The plaintiffs then commenced this action, alleging, inter alia, that the use and occupancy of the Chera/Safdie property is illegal under applicable law, and that Morris and Sari Chera, and Kemmy and Michael Safdie engaged in a course of conduct that continued after the final award of the Beth Din issued, designed to intimidate and harass the plaintiffs and their children.   Among other things, the plaintiffs seek declaratory and injunctive relief, as well as damages against those defendants for their alleged intentional infliction of emotional distress.

 The Supreme Court properly denied that branch of the motion of Morris Chera, Sari Chera, and Kemmy Safdie, made, inter alia, pursuant to the final award of the Beth Din, which was to compel arbitration of the parties' disputes.   Morris Chera waived any alleged right he may have had to insist upon an arbitral forum by affirmatively participating in the disclosure process in this litigation (see De Sapio v. Kohlmeyer, 35 N.Y.2d 402, 362 N.Y.S.2d 843, 321 N.E.2d 770).   Further, Sari Chera and Kemmy Safdie did not expressly agree to arbitrate (see Matter of Waldron, 61 N.Y.2d 181, 183, 473 N.Y.S.2d 136, 461 N.E.2d 273).

 However, the Supreme Court erred in denying Michael Safdie's motion for summary judgment dismissing the complaint insofar as asserted against him.   Michael Safdie established his prima facie entitlement to summary judgment by submitting an affidavit in which he averred that he had no interest in the subject premises, no involvement in the construction on the premises, and no involvement in the financing of its purchase.   Thereafter, it was incumbent upon the plaintiffs to lay bare their proof in opposition to the motion, and to submit evidentiary facts sufficient to raise a triable issue of fact (see Haider v. Rahim, 273 A.D.2d 442, 711 N.Y.S.2d 751).   Conclusory and unsubstantiated assertions were insufficient to defeat summary judgment dismissing the plaintiffs' first through sixth and ninth through twelfth causes of action against Michael Safdie.
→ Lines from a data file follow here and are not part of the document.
#ifndef ZS_WALK_MINW
#define ZS_WALK_MINW 1
#endif
#define ZS_WALK_WGRP(WLOG) ((WLOG) >= 9 ? 4 : 2)
#ifndef ZS_WALK_LPW_256
#define ZS_WALK_LPW_256 2
#endif
#ifndef ZS_WALK_LPW_512
#define ZS_WALK_LPW_512 4
#endif
#define ZS_WALK_LPW(WLOG) ((WLOG) >= 9 ? ZS_WALK_LPW_512 : ZS_WALK_LPW_256)
#define ZS_WALK_THREADS(BIG, WLOG) ((((BIG) ? ZS_UNIT_MAX : ZS_BLOCK_MAX) >> (WLOG)) * ZS_WALK_LPW(WLOG))
#define ZS_WALK_KERNEL(LOOK, REPW, BIG, WLOG) k_lz_walk<ZS_WALK_LPW(WLOG), ZS_WALK_WGRP(WLOG), LOOK, REPW, BIG, ZS_WALK_THREADS(BIG, WLOG)>
#ifndef ZS_WALK_SKEW
#define ZS_WALK_SKEW  24u
#endif
#define ZS_WALK_FRONT 48u
#define ZS_WALK_TAIL  144u
#define ZS_WALK_SRCBYTES(CAPB) ((((CAPB) + ZS_WALK_TAIL + ZS_WALK_SKEW * (((CAPB) + ZS_WALK_TAIL) / 256u + 1u)) + 15u) & ~15u)
#define ZS_WALK_LDS(CAPB) ((CAPB) / 8 + 16 + ZS_WALK_FRONT + ZS_WALK_SRCBYTES(CAPB) + 16 + 1024)

typedef const __attribute__((address_space(3))) uint32_t *ZsLdsU32;
template <int K>
__device__ __forceinline__ void lds_span(uint32_t byteOff, uint32_t (&out)[K])
{
    ZsLdsU32 d = (ZsLdsU32)(uintptr_t)(byteOff & ~3u);
    uint32_t w[K + 1];
    #pragma unroll
    for (int k = 0; k <= K; k++) w[k] = d[k];
    const uint32_t sh = byteOff & 3u;
    #pragma unroll
    for (int k = 0; k < K; k++) out[k] = __builtin_amdgcn_alignbyte(w[k + 1], w[k], sh);
}
template <int I, int K>
__device__ __forceinline__ uint32_t span_at(const uint32_t (&v)[K])
{
    if constexpr ((I & 3) == 0) return v[I >> 2];
    else return __builtin_amdgcn_alignbyte(v[(I >> 2) + 1], v[I >> 2], I & 3);
}
__device__ __forceinline__ uint32_t zs_agree16(const uint32_t (&a)[4], const uint32_t (&b)[4])
{
    const uint64_t x0 = (uint64_t)(a[0] ^ b[0]) | ((uint64_t)(a[1] ^ b[1]) << 32), x1 = (uint64_t)(a[2] ^ b[2]) | ((uint64_t)(a[3] ^ b[3]) << 32);
    const uint32_t n0 = x0 ? ((uint32_t)__builtin_ctzll(x0) >> 3) : 8u;
    const uint32_t n1 = x1 ? ((uint32_t)__builtin_ctzll(x1) >> 3) : 8u;
    return (n0 < 8u) ? n0 : 8u + n1;
}
template <int LPW> __device__ __forceinline__ uint32_t walker_or(uint32_t v)
{
    if constexpr (LPW >= 2) v |= (uint32_t)__builtin_amdgcn_update_dpp(0, (int)v, 0xB1, 0xF, 0xF, false);
    if constexpr (LPW == 4) v |= (uint32_t)__builtin_amdgcn_update_dpp(0, (int)v, 0x4E, 0xF, 0xF, false);
    return v;
}
template <int LPW> __device__ __forceinline__ int walker_max(int v)
{
    if constexpr (LPW >= 2) v = max(v, __builtin_amdgcn_update_dpp(0, v, 0xB1, 0xF, 0xF, false));
    if constexpr (LPW == 4) v = max(v, __builtin_amdgcn_update_dpp(0, v, 0x4E, 0xF, 0xF, false));
    return v;
}
template <int LPW> __device__ __forceinline__ uint32_t walker_min(uint32_t v)
{
    if constexpr (LPW >= 2) v = min(v, (uint32_t)__builtin_amdgcn_update_dpp(0, (int)v, 0xB1, 0xF, 0xF, false));
    if constexpr (LPW == 4) v = min(v, (uint32_t)__builtin_amdgcn_update_dpp(0, (int)v, 0x4E, 0xF, 0xF, false));
    return v;
}
template <int NT, int DIR>
__device__ __forceinline__ uint32_t block_scan_max(uint32_t v, uint32_t *wv, uint32_t tid, uint32_t *total)
{
    const uint32_t lane = tid & 63u, wave = tid >> 6;
    #pragma unroll
    for (int d = 1; d < 64; d <<= 1) {
        const uint32_t o = (uint32_t)(DIR > 0 ? __shfl_up((int)v, d) : __shfl_down((int)v, d));
        if (DIR > 0 ? (int)lane >= d : (int)lane + d < 64) v = max(v, o);
    }
    __syncthreads();
    if (lane == (DIR > 0 ? 63u : 0u)) wv[wave] = v;
    __syncthreads();
    uint32_t pre = 0, all = 0;
    #pragma unroll
    for (uint32_t k = 0; k < NT / 64; k++) { const uint32_t x = wv[k]; all = max(all, x); if (DIR > 0 ? k < wave : k > wave) pre = max(pre, x); }
    *total = all;
    return max(v, pre);
}
__device__ __forceinline__ uint32_t zs_nonzero8(const uint4 d)
{
    typedef uint16_t u16x2 __attribute__((ext_vector_type(2)));
    const u16x2 one = { 1, 1 };
    (void)one;
    auto nz = [&](uint32_t w) { uint32_t r; asm("v_pk_min_u16 %0, %1, %2" : "=v"(r) : "v"(w), "v"(0x00010001u)); return r; };
    const uint32_t v = nz(d.x) | (nz(d.y) << 2) | (nz(d.z) << 4) | (nz(d.w) << 6);
    return (v | (v >> 15)) & 0xFFu;
}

 Michael Safdie's conduct, of which the plaintiffs complain, even if true, was not sufficiently outrageous to state a cause of action alleging intentional infliction of emotional distress (see Howell v. New York Post Co., 81 N.Y.2d 115, 126, 596 N.Y.S.2d 350, 612 N.E.2d 699;  Sokol v. Marchesano, 291 A.D.2d 394, 395, 736 N.Y.S.2d 909).   In addition, their claim against him sounding in prima facie tort must fail because they failed to allege special damages with sufficient particularity (see Freihofer v. Hearst Corp., 65 N.Y.2d 135, 143, 490 N.Y.S.2d 735, 480 N.E.2d 349;  Pappas v. Passias, 271 A.D.2d 420, 421, 707 N.Y.S.2d 178). Accordingly, the plaintiffs' seventh and eighth causes of action against Michael Safdie should also have been dismissed.

The portion of the appeal by Morris Chera, Sari Chera, and Kemmy Safdie which is from so much of the order as purportedly denied that branch of their motion which was to confirm the March 4, 1999, final award of the Beth Din must be dismissed, as the Supreme Court failed to determine that branch of the motion, and it remains pending and undecided (see Matter of Valley Forge Ins. Co. v. Schofield, 283 A.D.2d 507, 724 N.Y.S.2d 870;  Katz v. Katz, 68 A.D.2d 536, 418 N.Y.S.2d 99).

The remaining contentions of Morris Chera, Sari Chera, and Kemmy Safdie are without merit.